Relaxing on Rarotonga
A brightly coloured, foot-long fish darted out of the coral and charged straight at my mask. It glanced off my head, gave my arm a nip and wheeled around for another attack. It is early November, spring in the South Pacific, and in the spring the thoughts of trigger fish turn to well protecting their breeding territory. The testosterone-driven attacks are harmless but no less startling to an unsuspecting, jet-lagged northern interloper.
I moved away from the disputed coral head and tipped back my mask and snorkel. Two hundred yards from shore, in the middle of the lagoon, the incredibly clear, warm water is still only chest deep so I let my fins settle to the bottom and take a good look around. The white sand beach where I started my swim is lined with a double row of coconut palms. Behind the palms a dense growth of flowering trees screens the thatched roofs of the Pacific Beach Resort where we are staying, and behind them the rugged, jungle-draped mountains of central Rarotonga, largest and youngest of the Cook Islands.
We arrived at Rarotonga after a four-hour flight from Auckland and checked in at the Pacific Beach Resort at 2 in the morning. Four hours later we were wakened by the persistent crowing of a rooster perched on one of our patio chairs.
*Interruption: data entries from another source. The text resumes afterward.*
@@ -426,8 +523,39 @@
     return plan;
 }
 
+static int conv_generic_ksplit(const ConvProblem& q, const ConvPlan& plan, int requested) {
+    if (plan.kernel != CONV_DMA) return 1;
+    const int n_iters = q.kh * q.kw * (q.Ck / (ROWB / q.esz()));
+    if (requested == MSG_FPROP_K_AUTO) requested = msg_tunable("MSG_CONV_KSLICES", MSG_FPROP_K_AUTO);
+    if (requested > 0) return std::min(requested, n_iters);
+    const long long n_tiles = (q.N + BN - 1) / BN, wgs = ((q.mtot() + BM - 1) / BM) * n_tiles * q.samples();
+    if (wgs >= KSPLIT_ROUND_WGS) return 1;
+    const long long slabs100 = q.mtot() * n_tiles * q.samples() * 100 / BM;
+    long long best = -1;
+    int slices = 1;
+    for (int s = 1; s <= n_iters / KSPLIT_MIN_STEPS; ++s) {
+        const long long rounds = (wgs * s + KSPLIT_ROUND_WGS - 1) / KSPLIT_ROUND_WGS;
+        const long long cost = rounds * ((n_iters + s - 1) / s * 100 + KSPLIT_FIXED) +
+                               (s > 1 ? KSPLIT_SLAB + s * (KSPLIT_PER_SLICE + KSPLIT_TRAFFIC * slabs100 / 100) : 0);
+        if (best < 0 || cost < best) { best = cost; slices = s; }
+        if (wgs * s > KSPLIT_ROUND_WGS) break;
+    }
+    return slices;
+}
+static long long conv_generic_ksplit_floats(const ConvProblem& q, int k_slices) {
+    if (k_slices <= 1) return 0;
+    return ((q.mtot() + BM - 1) / BM) * ((q.N + BN - 1) / BN) * q.samples() * (long long)k_slices * (BM * BN);
+}
+
+static thread_local int g_ksplit_phases = 3;
+extern "C" int msg_conv2d_fprop_ksplit_phases(int phases) {
+    const int before = g_ksplit_phases;
+    g_ksplit_phases = phases & 3 ? phases & 3 : 3;
+    return before;
+}
+
 static void conv_generic_launch(const ConvProblem& q, const ConvPlan& plan, const void* x, const void* w, const float* bias, void* y,
-                                const ActEpilogue* act, void* stream) {
+                                const ActEpilogue* act, void* stream, int k_slices, float* ws) {
     ConvParams p{};
     conv_fill_common(p, q, act);
     conv_fill_taps(p, q);
@@ -435,17 +563,25 @@
     p.n_iters = q.kh * q.kw * p.n_chunks;
     p.m_tiles = (int)((q.mtot() + BM - 1) / BM);
     p.n_tiles = (q.N + BN - 1) / BN;
-    dim3 grid((unsigned)((long long)p.m_tiles * p.n_tiles), 1, q.samples());
+    p.k_slices = k_slices;
+    p.ws = ws;
+    dim3 grid((unsigned)((long long)p.m_tiles * p.n_tiles), (unsigned)k_slices, q.samples());
 #define GENERIC(T, ...) hipLaunchKernelGGL((conv_fprop_kernel<T, __VA_ARGS__>), grid, dim3(256), 0, (hipStream_t)stream, \
                                            (const T*)x, (const T*)w, (T*)y, bias, p)
     const bool bf16 = q.dtype == MSG_BF16;
-    if (bf16 && plan.kernel == CONV_REG_LEAN) GENERIC(bf16_t, false, 3);
+    if (k_slices > 1 && !(g_ksplit_phases & 1)) ;
+    else if (bf16 && plan.kernel == CONV_REG_LEAN) GENERIC(bf16_t, false, 3);
     else if (bf16 && plan.kernel == CONV_DMA) GENERIC(bf16_t, true);
     else if (bf16) GENERIC(bf16_t, false);
     else if (plan.kernel == CONV_REG_SPLIT) GENERIC(float, false, 0, 3);
     else if (plan.kernel == CONV_DMA) GENERIC(float, true);
     else GENERIC(float, false);
 #undef GENERIC
+    if (k_slices > 1 && (g_ksplit_phases & 2)) {
+        grid.y = 1;
+        if (bf16) hipLaunchKernelGGL(conv_fprop_finish_kernel<bf16_t>, grid, dim3(256), 0, (hipStream_t)stream, ws, (bf16_t*)y, bias, p);
+        else hipLaunchKernelGGL(conv_fprop_finish_kernel<float>, grid, dim3(256), 0, (hipStream_t)stream, ws, (float*)y, bias, p);
+    }
 }
 
 ConvPlan conv_fprop_select(const ConvProblem& q, const ActEpilogue* act, bool has_bias) {
@@ -529,6 +665,24 @@
     return MSG_OK;
 }
 
+extern "C" int msg_conv2d_fprop_ksplit_plan(int dtype, int B, int IH, int IW, int Cx, int Ck, int OH, int OW, int N, int ldy,
+                                            int kh, int kw, int stride, int pad, int in_up, int pixel_shuffle,
+                                            long long w_batch_stride, int has_bias, int epilogue, int k_slices,
+                                            long long* out, int n_out_fields) {
+    if (k_slices < 0 || epilogue < 0 || epilogue > 2 || (epilogue && (has_bias || in_up != 1 || pixel_shuffle))) return MSG_EINVAL;
+    const ConvProblem q = conv_problem(dtype, B, IH, IW, Cx, Ck, OH, OW, N, ldy, kh, kw, stride, pad, in_up, pixel_shuffle, w_batch_stride);
+    ConvPlan plan;
+    const int rc = fprop_plan_for(q, epilogue, has_bias != 0, nullptr, &plan);
+    if (rc != MSG_OK) return rc;
+    long long fields[MSG_FKSPLIT_FIELDS] = {};
+    if (q.B) {
+        fields[0] = conv_generic_ksplit(q, plan, k_slices);
+        fields[1] = conv_generic_ksplit_floats(q, (int)fields[0]);
+    }
+    for (int k = 0; k < MSG_FKSPLIT_FIELDS && k < n_out_fields; ++k) out[k] = fields[k];
+    return MSG_OK;
+}
+
 static ConvProblem conv_query_problem(int dtype, int B, int IH, int IW, int Cx, int Ck, int OH, int OW, int N, int kh, int kw,
                                       long long w_batch_stride) {
     return conv_problem(dtype, B, IH, IW, Cx, Ck, OH, OW, N, N <= 8 ? 8 : (N + 7) / 8 * 8, kh, kw, 1, kh / 2, 1, 0, w_batch_stride);
@@ -558,11 +712,14 @@
 }
 
 static int conv2d_fprop_impl(const void* x, const void* w, const float* bias, void* y, const ConvProblem& q,
-                             const ActEpilogue& act, void* stream) {
+                             const ActEpilogue& act, void* stream, int k_slices = 1, float* ws = nullptr, long long ws_floats = 0) {
     const void* const io[3] = {x, w, y};
     ConvPlan plan;
+    if (k_slices < 0 || ws_floats < 0) return MSG_EINVAL;
     const int rc = fprop_plan_for(q, act.enabled, bias != nullptr, io, &plan);
     if (rc != MSG_OK || q.B == 0) return rc;
+    k_slices = conv_generic_ksplit(q, plan, k_slices);
+    if (k_slices > 1 && (!ws || (((uintptr_t)ws) & 15u) || ws_floats < conv_generic_ksplit_floats(q, k_slices))) return MSG_EINVAL;
     if (act.mask && !is_row3(plan)) return MSG_EUNSUPPORTED;
     switch (plan.kernel) {
         case CONV_THIN_N: case CONV_THIN_K: conv_thin_launch(q, plan, x, w, bias, y, &act, stream); break;
@@ -570,29 +727,54 @@
         case CONV_ROW3: case CONV_ROW3N: conv_row3_launch(q, plan, x, w, bias, y, &act, stream); break;
         case CONV_PP: conv_pp_launch(q, plan, x, w, bias, y, &act, stream); break;
         case CONV_DMA: case CONV_REG: case CONV_REG_LEAN: case CONV_REG_SPLIT:
-            conv_generic_launch(q, plan, x, w, bias, y, &act, stream); break;
+            conv_generic_launch(q, plan, x, w, bias, y, &act, stream, k_slices, ws); break;
     }
     return MSG_CHECK_LAUNCH();
 }
 
+extern "C" int msg_conv2d_fprop_ws(const void* x, const void* w, const float* bias, void* y, int dtype,
+                                   int B, int IH, int IW, int Cx, int Ck, int OH, int OW, int N, int ldy,
+                                   int kh, int kw, int stride, int pad, int in_up, int pixel_shuffle,
+                                   long long w_batch_stride, float* ws, long long ws_floats, int k_slices, void* stream) {
+    ActEpilogue act{};
+    return conv2d_fprop_impl(x, w, bias, y, conv_problem(dtype, B, IH, IW, Cx, Ck, OH, OW, N, ldy, kh, kw, stride, pad, in_up,
+                                                         pixel_shuffle, w_batch_stride), act, stream, k_slices, ws, ws_floats);
+}
 extern "C" int msg_conv2d_fprop(const void* x, const void* w, const float* bias, void* y, int dtype,
                                 int B, int IH, int IW, int Cx, int Ck, int OH, int OW, int N, int ldy,
                                 int kh, int kw, int stride, int pad, int in_up, int pixel_shuffle,
                                 long long w_batch_stride, void* stream) {
-    ActEpilogue act{};
-    return conv2d_fprop_impl(x, w, bias, y, conv_problem(dtype, B, IH, IW, Cx, Ck, OH, OW, N, ldy, kh, kw, stride, pad, in_up,
-                                                         pixel_shuffle, w_batch_stride), act, stream);
-}
-
+    return msg_conv2d_fprop_ws(x, w, bias, y, dtype, B, IH, IW, Cx, Ck, OH, OW, N, ldy, kh, kw, stride, pad, in_up, pixel_shuffle,
+                               w_batch_stride, nullptr, 0, 1, stream);
+}
+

A fussy old hen, waiting outside our door, demanded that we feed her nine chicks before allowing us to leave, bleary-eyed, in search of morning coffee.
From the private patio of our spacious room the cobbled walkway leads past flowering trees and shrubs (fragipani, hibiscus, and bougainvillaea), across a bridge where we paused to stare back at wide-mouthed tropical fish, and finally to the dining room where we were greeted with a friendly "kia orana." The atmosphere reminded me of Hawaii 40 years ago, when tourism was still blended with the bucolic charm of rural Polynesia.
Helping ourselves to tropical fruit and fresh baked bread we sat at a table overlooking a pond dotted with purple water lilies and shared our breakfast with the resident rooster who had earlier shattered our brief night's sleep. The thatch-roofed dining room has no walls so chickens and mynah birds come and go at will, adding their chatter to the rustle of palm fronds in the morning breeze and the sound of surf breaking on the reef beckoning us to the ocean.
Revived by an early morning swim we traded our snorkels for a couple of kayaks and paddled out to the reef. Wind-blown swells from the open Pacific curl into steep-sided breakers and crash against the shore sending streamers of white foam skittering across the coral rings, around our legs, and into the calm shallow water of the lagoon.